Oh, let them have their fun! After all that work they deserve a little bark, the wildlife does it too. I wouldn't worry about it in the type of areas it looks like you camp. It would be different if you were in a wilderness area or designated camp site, but it doesn't appear that was the case.


----------



## idahonancy (Dec 13, 2008)

No, this area is neither a camp or wilderness. It is an "open range" area where herds of cattle storm through regularly and eat everything in sight. We are so spoiled in Idaho with lot of public land and public access. Unfortunately we have lots of public wolves which makes hunting a challenge.
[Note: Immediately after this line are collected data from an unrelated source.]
__device__ __forceinline__ void part_zero(Part& p)
{
    p.n = 0; p.mx = p.my = p.m2x = p.m2y = 0.0; p.rmax = -CUDART_INF;
    p.nmiss = p.ntir = p.ndom = p.nclip = 0;
}

__device__ __forceinline__ void part_merge(Part& a, const Part& b)
{
    a.nmiss += b.nmiss; a.ntir += b.ntir; a.ndom += b.ndom; a.nclip += b.nclip;
    if (b.n == 0) return;
    if (a.n == 0) { a.n = b.n; a.mx = b.mx; a.my = b.my; a.m2x = b.m2x; a.m2y = b.m2y; a.rmax = b.rmax; return; }
    double na = (double)a.n, nb = (double)b.n, n = na + nb;
    double w = nb / n;
    double dx = b.mx - a.mx, dy = b.my - a.my;
// ... 265 lines not shown
    return fma(r, e, r);
}

#define EXP_BAND (30 << 20)
__device__ __forceinline__ bool nonneg_finite(double a) { return (unsigned)hi32(a) < 0x7FF00000u; }
__device__ __forceinline__ int tiny_vs_bit(double a, double b)
{
    return ((hi32(a) & 0x7FFFFFFF) + EXP_BAND) - (hi32(b) & 0x7FFFFFFF);
}
__device__ __forceinline__ bool tiny_vs(double a, double b) { return tiny_vs_bit(a, b) < 0; }
__device__ __forceinline__ int equator_bit(double mz)
{
    const int h = hi32(mz);
    return (~h) | (int)((unsigned)h - 0xBEB00001u);
}

template <int RPT>
struct RaysF {
    double x[RPT], y[RPT], z[RPT], Kx[RPT], Ky[RPT], Kz[RPT];
    int amb[RPT];
    double opl[RPT];
    int vig[RPT];
};

template <int RPT>
__device__ __forceinline__ void fast_init(RaysF<RPT>& r, int j, double n0, double y, double x, double u, double v)
{
    const double inv = n0 * fast_rsqrt(fma(v, v, fma(u, u, 1.0)));
    r.x[j] = x; r.y[j] = y; r.z[j] = 0.0;
    r.Kx[j] = v * inv; r.Ky[j] = u * inv; r.Kz[j] = inv;
    r.amb[j] = 0; r.opl[j] = 0.0; r.vig[j] = 0;
}

template <int RPT>
__device__ __forceinline__ void fast_ext(const SurfK& S, RaysF<RPT>& r, int j, double s, bool vignette)
{
    r.opl[j] = fma(S.n1sq, s, r.opl[j]);
    if (vignette) {
        const double r2 = fma(r.x[j], r.x[j], r.y[j] * r.y[j]);
        r.amb[j] |= tiny_vs_bit(r2 - S.a2, S.a2);
        r.vig[j] |= (r2 > S.a2) ? 1 : 0;
    }
}
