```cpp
extern "C" int dcvc_conv_small_pack_weights(const float *w, const float *b, int32_t Cout, int32_t ks, int32_t nseg,
                                            const int32_t *seg_C, void *wpack, float *bpack) {
    const int64_t total = dcvc_conv_small_pack_bytes(Cout, ks, nseg, seg_C);
    if (total < 0 || !w || !wpack || !bpack) return DCVC_E_ARG;
    const int T = ks * ks;
    int Cin = 0;
    for (int s = 0; s < nseg; ++s) Cin += seg_C[s];
    memset(wpack, 0, (size_t)total);
    for (int n = 0; n < 16; ++n) bpack[n] = (b && n < Cout) ? b[n] : 0.f;
    _Float16 *base = (_Float16 *)wpack;
    int status = DCVC_OK, cg = 0, cin0 = 0;
    for (int s = 0; s < nseg; ++s) {
        for (int c0 = 0; c0 < seg_C[s]; c0 += KC, ++cg)
            for (int t = 0; t < T; ++t)
                for (int cc = 0; cc < KC && c0 + cc < seg_C[s]; ++cc)
                    for (int n = 0; n < Cout; ++n) {
                        float sv = w[((size_t)n * Cin + cin0 + c0 + cc) * T + t] * WGT_SCALE;
                        if (!(fabsf(sv) <= F16_MAX)) { status = DCVC_E_RANGE; sv = sv > 0.f ? F16_MAX : -F16_MAX; }
                        const SplitF16 p = split_f16(sv);
                        const size_t blk = ((size_t)cg * T + t) * 4;
                        base[((blk + (cc >> 3)) * 16 + n) * 8 + (cc & 7)] = p.hi;
                        base[((blk + 2 + (cc >> 3)) * 16 + n) * 8 + (cc & 7)] = p.lo;
                    }
        cin0 += seg_C[s];
    }
    return status;
}

extern "C" int dcvc_conv2d_small(const dcvc_conv_args *a, void *stream) {
    if (!conv_args_ok(a)) return DCVC_E_ARG;
    if (a->out_act < 0 || a->out_act > 2) return DCVC_E_ARG;
    if (a->tile_rows > 0) return DCVC_E_ARG;
    if (a->Cout <= 0 || a->Cout > 16 || (a->ks != 3 && a->ks != 7) || a->stride != 1 || a->pixel_shuffle || a->res_gate ||
        a->res2 || a->chan_partial || a->precision != DCVC_PREC_FP16X3 || a->N <= 0)
        return DCVC_E_ARG;
    SmallK k;
    memset(&k, 0, sizeof(k));
    copy_conv_args(k, a);
    k.H = a->Hin, k.W = a->Win;
    dim3 grid((unsigned)((a->Win + 31) / 32), (unsigned)((a->Hin + 7) / 8), (unsigned)a->N);
    if (a->ks == 7)
        hipLaunchKernelGGL(conv_small<7>, grid, dim3(256), 0, (hipStream_t)stream, k);
    else
        hipLaunchKernelGGL(conv_small<3>, grid, dim3(256), 0, (hipStream_t)stream, k);
    RET_LAUNCH();
}
```

vcm_ts_amd/lib.py:

```python
from __future__ import annotations

import ctypes as C
import os

HERE = os.path.dirname(os.path.abspath(__file__))
CSRC = os.path.join(HERE, "csrc")


class LibraryMissing(RuntimeError):
    pass


class KernelError(RuntimeError):
    pass


def _load(name):
    path = os.environ.get("DCVC_HIP_LIB") if name == "libdcvc_hip.so" and os.environ.get("DCVC_HIP_LIB") else \
        os.path.join(CSRC, name)
    if not os.path.exists(path):
        raise LibraryMissing(f"{path} not built; run `make -C {CSRC}` (no CPU fallback exists)")
    return C.CDLL(path)


# ... 32 lines not shown
        ("seg", Seg * 3), ("nseg", C.c_int32), ("N", C.c_int32), ("Hin", C.c_int32), ("Win", C.c_int32),
        ("in_act", C.c_int32), ("in_slope", C.c_float), ("wpack", C.c_void_p), ("bpack", C.c_void_p),
        ("ks", C.c_int32), ("stride", C.c_int32), ("Cout", C.c_int32), ("Cout_pad", C.c_int32),
        ("out", C.c_void_p), ("out_cs", C.c_int32), ("out_act", C.c_int32), ("out_slope", C.c_float),
        ("pixel_shuffle", C.c_int32), ("res", C.c_void_p), ("res_cs", C.c_int32), ("res_gate", C.c_void_p),
        ("res2", C.c_void_p), ("res2_cs", C.c_int32), ("precision", C.c_int32), ("status", C.c_void_p),
        ("chan_partial", C.c_void_p), ("tile_row0", C.c_int32), ("tile_rows", C.c_int32), ("pair_taps", C.c_int32),
    ]


class DualPriorArgs(C.Structure):
    _fields_ = [
        ("y", C.c_void_p), ("y_cs", C.c_int32), ("fusion", C.c_void_p), ("fusion_cs", C.c_int32),
        ("spatial", C.c_void_p), ("spatial_cs", C.c_int32), ("params", C.c_void_p), ("params_cs", C.c_int32),
        ("y_hat", C.c_void_p), ("y_q", C.c_void_p), ("y_res", C.c_void_p), ("scales_hat", C.c_void_p),
        ("sym", C.c_void_p), ("idx", C.c_void_p), ("out", C.c_void_p), ("out_cs", C.c_int32),
        ("q_basic", C.c_void_p), ("q_scale", C.c_void_p), ("N", C.c_int32), ("H", C.c_int32), ("W", C.c_int32),
        ("C", C.c_int32), ("step", C.c_int32), ("idx_edges", C.c_void_p), ("forced_q", C.c_void_p),
    ]


class ConvBwdArgs(C.Structure):
    _fields_ = [
        ("dout", C.c_void_p), ("dout_cs", C.c_int32), ("out", C.c_void_p), ("out_cs", C.c_int32),
        ("res", C.c_void_p), ("res_cs", C.c_int32), ("gate", C.c_void_p), ("res2", C.c_void_p), ("res2_cs", C.c_int32),
        ("dres", C.c_void_p), ("dres_cs", C.c_int32), ("dres2", C.c_void_p), ("dres2_cs", C.c_int32),
        ("dpre", C.c_void_p), ("dpre_cs", C.c_int32), ("zs", C.c_int32), ("Hd", C.c_int32), ("Wd", C.c_int32),
        ("N", C.c_int32), ("Ho", C.c_int32), ("Wo", C.c_int32), ("Cout", C.c_int32), ("pixel_shuffle", C.c_int32),
        ("act", C.c_int32), ("slope", C.c_float),
    ]


class WgradArgs(C.Structure):
    _fields_ = [
        ("x", C.c_void_p), ("x_cs", C.c_int32), ("C", C.c_int32), ("in_act", C.c_int32), ("in_slope", C.c_float),
        ("dpre", C.c_void_p), ("dpre_cs", C.c_int32), ("zs", C.c_int32), ("Hd", C.c_int32), ("Wd", C.c_int32),
        ("N", C.c_int32), ("Hin", C.c_int32), ("Win", C.c_int32), ("Ho", C.c_int32), ("Wo", C.c_int32),
        ("Cout", C.c_int32), ("ks", C.c_int32), ("stride", C.c_int32), ("dw", C.c_void_p), ("Cin_total", C.c_int32),
        ("cin_offset", C.c_int32), ("scratch", C.c_void_p), ("scratch_floats", C.c_int64), ("overwrite", C.c_int32),
        ("db", C.c_void_p), ("precision", C.c_int32),
    ]


class PackJob(C.Structure):
    _fields_ = [
        ("w", C.c_void_p), ("b", C.c_void_p), ("Cout", C.c_int32), ("Cin_total", C.c_int32), ("ks", C.c_int32),
        ("nseg", C.c_int32), ("seg_C", C.c_int32 * 3), ("cin_offset", C.c_int32), ("pixel_shuffle", C.c_int32),
        ("precision", C.c_int32), ("transposed", C.c_int32), ("wpack", C.c_void_p), ("bpack", C.c_void_p),
    ]
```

Montana has pockets of mountains where the wolves just don't seem to survive. It makes for good elk hunting but this state has limited public access to lands. It makes for tough camping. We gave up on the RV we use in Idaho and went with a wall tent to increase our ability to get back where nobody cares about us camping. Which overall is easier with the goats using their portable electric fence, tarp, goat coats and pine bough.


----------



## tmas (Aug 1, 2013)

I like the Idea of these goat coats! I need to figure out a plan and make a couple for my little packers. Just a thought, but you can buy military surplus wool blankets for pretty cheap, like $3-5 a piece, and wool continues to insulate even if it happens to get wet, might be a good insurance if they do get some seepage around the waterproof material. I might try going that route when I make some, I just need to find a sewing machine that is HD enough to sew my own!


----------



## joecool911 (Jul 3, 2010)

tmas said:


> I like the Idea of these goat coats! I need to figure out a plan and make a couple for my little packers. Just a thought, but you can buy military surplus wool blankets for pretty cheap, like $3-5 a piece, and wool continues to insulate even if it happens to get wet, might be a good insurance if they do get some seepage around the waterproof material. I might try going that route when I make some, I just need to find a sewing machine that is HD enough to sew my own!
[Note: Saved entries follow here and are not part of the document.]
# Aazmp/vp8oclenc

Hardware: AMD Instinct MI355X
Metric: macroblocks/sec inter-frame (ME+DCT+loopfilter), 1080p (higher is better)
Workload: dtype u8/int32

## Files before the change

vp8oclenc_amd/build.py:

```python
from __future__ import annotations

import os
import shutil
import subprocess

PKG = os.path.dirname(os.path.abspath(__file__))
CSRC = os.path.join(PKG, "csrc")
LIB = os.path.join(PKG, "libvp8hip.so")
SOURCES = ["api_context.hip", "api_intake.hip", "api_inter.hip", "api_entropy.hip", "api_batch.hip", "api_shard.hip", "api_profile.hip", "kernels_me.hip", "kernels_scale.hip", "kernels_denoise.hip", "api_denoise.hip", "kernels_analysis.hip", "api_analysis.hip", "kernels_convert.hip", "kernels_deinterlace.hip", "api_deinterlace.hip", "kernels_geometry.hip", "api_geometry.hip", "kernels_s2.hip", "kernels_mb.hip", "kernels_lf3.hip", "kernels_lf4.hip", "kernels_lf_simple.hip", "kernels_quality.hip", "api_quality.hip", "kernels_entropy_stage.hip", "kernels_rc.hip", "kernels_intra.hip", "vp8_host.cpp", "vp8_driver.cpp", "vp8_bitstream.cpp"]
HEADERS = ["vp8hip_ctx.h", "vp8hip_dev.h", "kernels_rc_dev.h", "lf_shared.h", "lf_banded.h", "lds_bank_model.h", "s1_pre_layout.h", "vp8_rfc6386_tables.inc", "vp8_mbhdr.h", "kernels_ent.hip", "kernels_hdr.hip"]
HEADERS = HEADERS + [os.path.join("..", "..", "include", h) for h in ("vp8hip.h", "vp8hip_multi.h", "vp8hip_taps.h", "vp8hip_host.h", "vp8hip_driver.h", "vp8hip_bitstream.h")]


def _hipcc() -> str:
    for cand in (shutil.which("hipcc"), "/opt/rocm/bin/hipcc"):
        if cand and os.path.exists(cand):
            return cand
    raise RuntimeError("hipcc not found: the MI355X path cannot be built (there is no CPU fallback)")


def stale() -> bool:
    if not os.path.exists(LIB):
        return True
    t = os.path.getmtime(LIB)
    deps = [os.path.join(CSRC, s) for s in SOURCES] + [os.path.normpath(os.path.join(CSRC, h)) for h in HEADERS]
    return any(os.path.exists(d) and os.path.getmtime(d) > t for d in deps)


def build(force: bool = False, verbose: bool = False) -> str:
    if not force and not stale():
        return LIB
    objs = []
    procs = []
    odir = os.path.join(PKG, "build")
    os.makedirs(odir, exist_ok=True)
    flags = ["--offload-arch=gfx950", "-O3", "-fPIC", "-std=c++17", "-ffp-contract=off", "-Wall", "-Wno-unused-function", "-Wno-bitwise-instead-of-logical", "-Wno-unused-value", "-Wno-missing-braces",
             "-I", os.path.join(PKG, "..", "include")] + os.environ.get("VP8HIP_EXTRA_FLAGS", "").split()
    for src in SOURCES:
        path = os.path.join(CSRC, src)
        if not os.path.exists(path):
            continue
        obj = os.path.join(odir, os.path.splitext(src)[0] + ".o")
        objs.append(obj)
# ... 20 lines not shown
```

vp8oclenc_amd/csrc/api_profile.hip:

```cpp
#include "vp8hip_ctx.h"

using namespace vp8;

namespace vp8 {

int prof_collect(vp8hip_ctx *c) {
    if (c->ev_used == 0) return VP8HIP_OK;
    HIPCHK(c, hipStreamSynchronize(c->stream));
    for (int i = 0; i < c->ev_used; i += 2) {
        float ms = 0;
        HIPCHK(c, hipEventElapsedTime(&ms, c->ev[i], c->ev[i + 1]));
        c->prof_ms[c->ev_kernel[i / 2]] += ms;
        c->prof_n[c->ev_kernel[i / 2]] += 1;
    }
    c->ev_used = 0;
    return VP8HIP_OK;
}

}

extern "C" {

int vp8hip_profile_enable(vp8hip_ctx *c, uint32_t mask) {
    USE_DEVICE(c);
// ... 109 lines not shown
    HIPCHK(c, hipStreamSynchronize(s));
    return VP8HIP_OK;
}
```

Where do you find those blankets for $3-$5?


----------



## TOU (Aug 18, 2013)

idahonancy said:


> I make them. The gortex and fleece fabric were from Ebay.
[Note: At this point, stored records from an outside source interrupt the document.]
## Files before the change

cosmo.jl_amd/csrc/api.hip:

```cpp
#include <stdarg.h>
#include <stdio.h>
#include <string.h>
#include <math.h>
#include <algorithm>
#include <chrono>
#include "internal.h"
#include "device_utils.h"
#include "value_maps.h"

int32_t cosmo_fail(cosmo_hip_handle* h, int32_t code, const char* fmt, ...) {
  char buf[1024];
  va_list ap;
  va_start(ap, fmt);
  vsnprintf(buf, sizeof buf, fmt, ap);
  va_end(ap);
  if (h) h->err = buf;
  return code;
}

template <class T>
static int32_t dalloc(cosmo_hip_handle* h, T** p, size_t count) {
  if (*p) { (void)hipFree(*p); *p = nullptr; }
  if (count == 0) count = 1;
  HIPCHK(h, hipMalloc((void**)p, count * sizeof(T)));
// ... 153 lines not shown
  p->check_termination = 25; p->check_infeasibility = 40; p->adaptive_rho = 1; p->adaptive_rho_interval = 40;
  p->adaptive_rho_fraction = 0.4; p->setup_time = 0.0;
  p->unscale_residuals = 1;
  p->obj_true = (double)NAN; p->obj_true_tol = 1e-3;
}

extern "C" int32_t cosmo_hip_create(cosmo_hip_handle** out, int32_t device_id) {
  if (!out) return COSMO_HIP_ERR_INVALID;
  *out = nullptr;
  int ndev = 0;
  if (hipGetDeviceCount(&ndev) != hipSuccess || ndev <= 0) return COSMO_HIP_ERR_HIP;
  if (device_id < 0 || device_id >= ndev) return COSMO_HIP_ERR_INVALID;
  cosmo_hip_handle* h = new cosmo_hip_handle();
  h->device = device_id;
  cosmo_hip_default_params(&h->prm);
  if (hipSetDevice(device_id) != hipSuccess || hipStreamCreate(&h->stream) != hipSuccess) { delete h; return COSMO_HIP_ERR_HIP; }
  if (hipMalloc((void**)&h->ctl, sizeof(Ctl)) != hipSuccess || hipHostMalloc((void**)&h->ctl_host, sizeof(Ctl)) != hipSuccess ||
      hipMalloc((void**)&h->partials, sizeof(real) * COSMO_NSLOTS_TOTAL * COSMO_MAX_PARTIALS) != hipSuccess) {
    delete h; return COSMO_HIP_ERR_HIP;
  }
  (void)hipMemset(h->ctl, 0, sizeof(Ctl));
  (void)hipMemset(h->partials, 0, sizeof(real) * COSMO_NSLOTS_TOTAL * COSMO_MAX_PARTIALS);
  memset(h->ctl_host, 0, sizeof(Ctl));
  (void)hipEventCreate(&h->ev_proj0);
  (void)hipEventCreate(&h->ev_proj1);
  *out = h;
  return COSMO_HIP_OK;
}

static void free_vectors(cosmo_hip_handle* h) {
// ... 571 lines not shown
  CHK(h2d(h, h->ctl, h->ctl_host, 1));
  h->host_iter = 0;
  h->have_iterates = true;
  h->fb_from = h->fb_recorded;
  return COSMO_HIP_OK;
}

static const int FB_LAG = 2;
static void feedback_reset(cosmo_hip_handle* h) { h->fb_from = h->fb_recorded; }
int32_t solve_budget(cosmo_hip_handle* h, int* budget_out) {
  const int R = cosmo_hip_handle::FB_RING;
  bool& used = h->fb_used[(h->host_solves + 1) % R];
  used = false;
  if (h->fb_mode == 1 && !h->fb_k) {
    if (const char* e = getenv("COSMO_HIP_BUDGET_FEEDBACK")) { if (atoi(e) == 0) h->fb_mode = 0; }
    if (h->fb_mode == 1 && hipHostMalloc((void**)&h->fb_k, sizeof(int) * cosmo_hip_handle::FB_RING) != hipSuccess) { (void)hipGetLastError(); h->fb_k = nullptr; h->fb_mode = 0; }
  }
  *budget_out = h->budget;
  if (h->fb_mode != 1 || h->profiling || h->exact_launches) return COSMO_HIP_OK;
  const long long j = h->fb_recorded - FB_LAG;
  const int wide = h->budget + h->budget / 16;
  if (j < h->fb_from || j < 0) { *budget_out = wide > 4096 ? 4096 : wide; return COSMO_HIP_OK; }
  HIPCHK(h, hipEventSynchronize(h->fb_ev[j % R]));
  int kmax = h->fb_k[j % R], kmin = kmax, nv = 1;
  for (long long i = j - 1; i >= h->fb_from && i > j - 4; --i) { const int v = h->fb_k[i % R]; kmax = std::max(kmax, v); kmin = std::min(kmin, v); nv += 1; }
  int b = (nv >= 3) ? kmax + (kmax - kmin) / 2 + kmax / 40 + 3 : kmax + (kmax * 15 + 99) / 100 + 6;
  if (b < 3) b = 3;
  if (b > 4096) b = 4096;
  used = true;
  h->cg_k_likely = kmax + 1;
  *budget_out = b;
  return COSMO_HIP_OK;
}
int32_t feedback_record(cosmo_hip_handle* h) {
  if (h->fb_mode != 1 || !h->fb_k) return COSMO_HIP_OK;
  const int R = cosmo_hip_handle::FB_RING;
  const int slot = (int)(h->fb_recorded % R);
  if (!h->fb_ev[slot]) HIPCHK(h, hipEventCreateWithFlags(&h->fb_ev[slot], hipEventDisableTiming));
  HIPCHK(h, hipMemcpyAsync(&h->fb_k[slot], &h->ctl->cg_k, sizeof(int), hipMemcpyDeviceToHost, h->stream));
  HIPCHK(h, hipEventRecord(h->fb_ev[slot], h->stream));
  h->fb_recorded += 1;
  return COSMO_HIP_OK;
}

static int32_t enqueue_solve_in_loop(cosmo_hip_handle* h) {
  CHK(enqueue_rhs(h, 1));
  CHK(kkt_enqueue_loop_solve(h));
  h->host_solves += 1;
  return COSMO_HIP_OK;
}

static bool inf_due(const cosmo_hip_handle* h, long long it) {
  const long long ci = h->prm.check_infeasibility;
  if (ci <= 0 || ci > (1LL << 40)) return false;
// ... 478 lines not shown
```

 I found some patterns on the internet, if I can find the right material, I may make a few myself. Thx again Nancy!


----------



## idahonancy (Dec 13, 2008)

My thoughts on wool: Where we go camping the goats do not really need the insulation of a wool blanket. The intent for me is mostly to keep them dry with a good wind block. The fleece is moderately insulating, the water repellent finish makes it so it does not absorb water even if it gets damp. The biggest advantage of fleece is that it will dry out fairly quickly. 
However I do love the performance of wool fabric. If I was using a coat in a more domesticated situation it may be an affordable consideration.


----------



## Deschutes Dawn (Sep 24, 2013)

TOU, where did you find your patterns? Are they goat specific or altered dog coats?


----------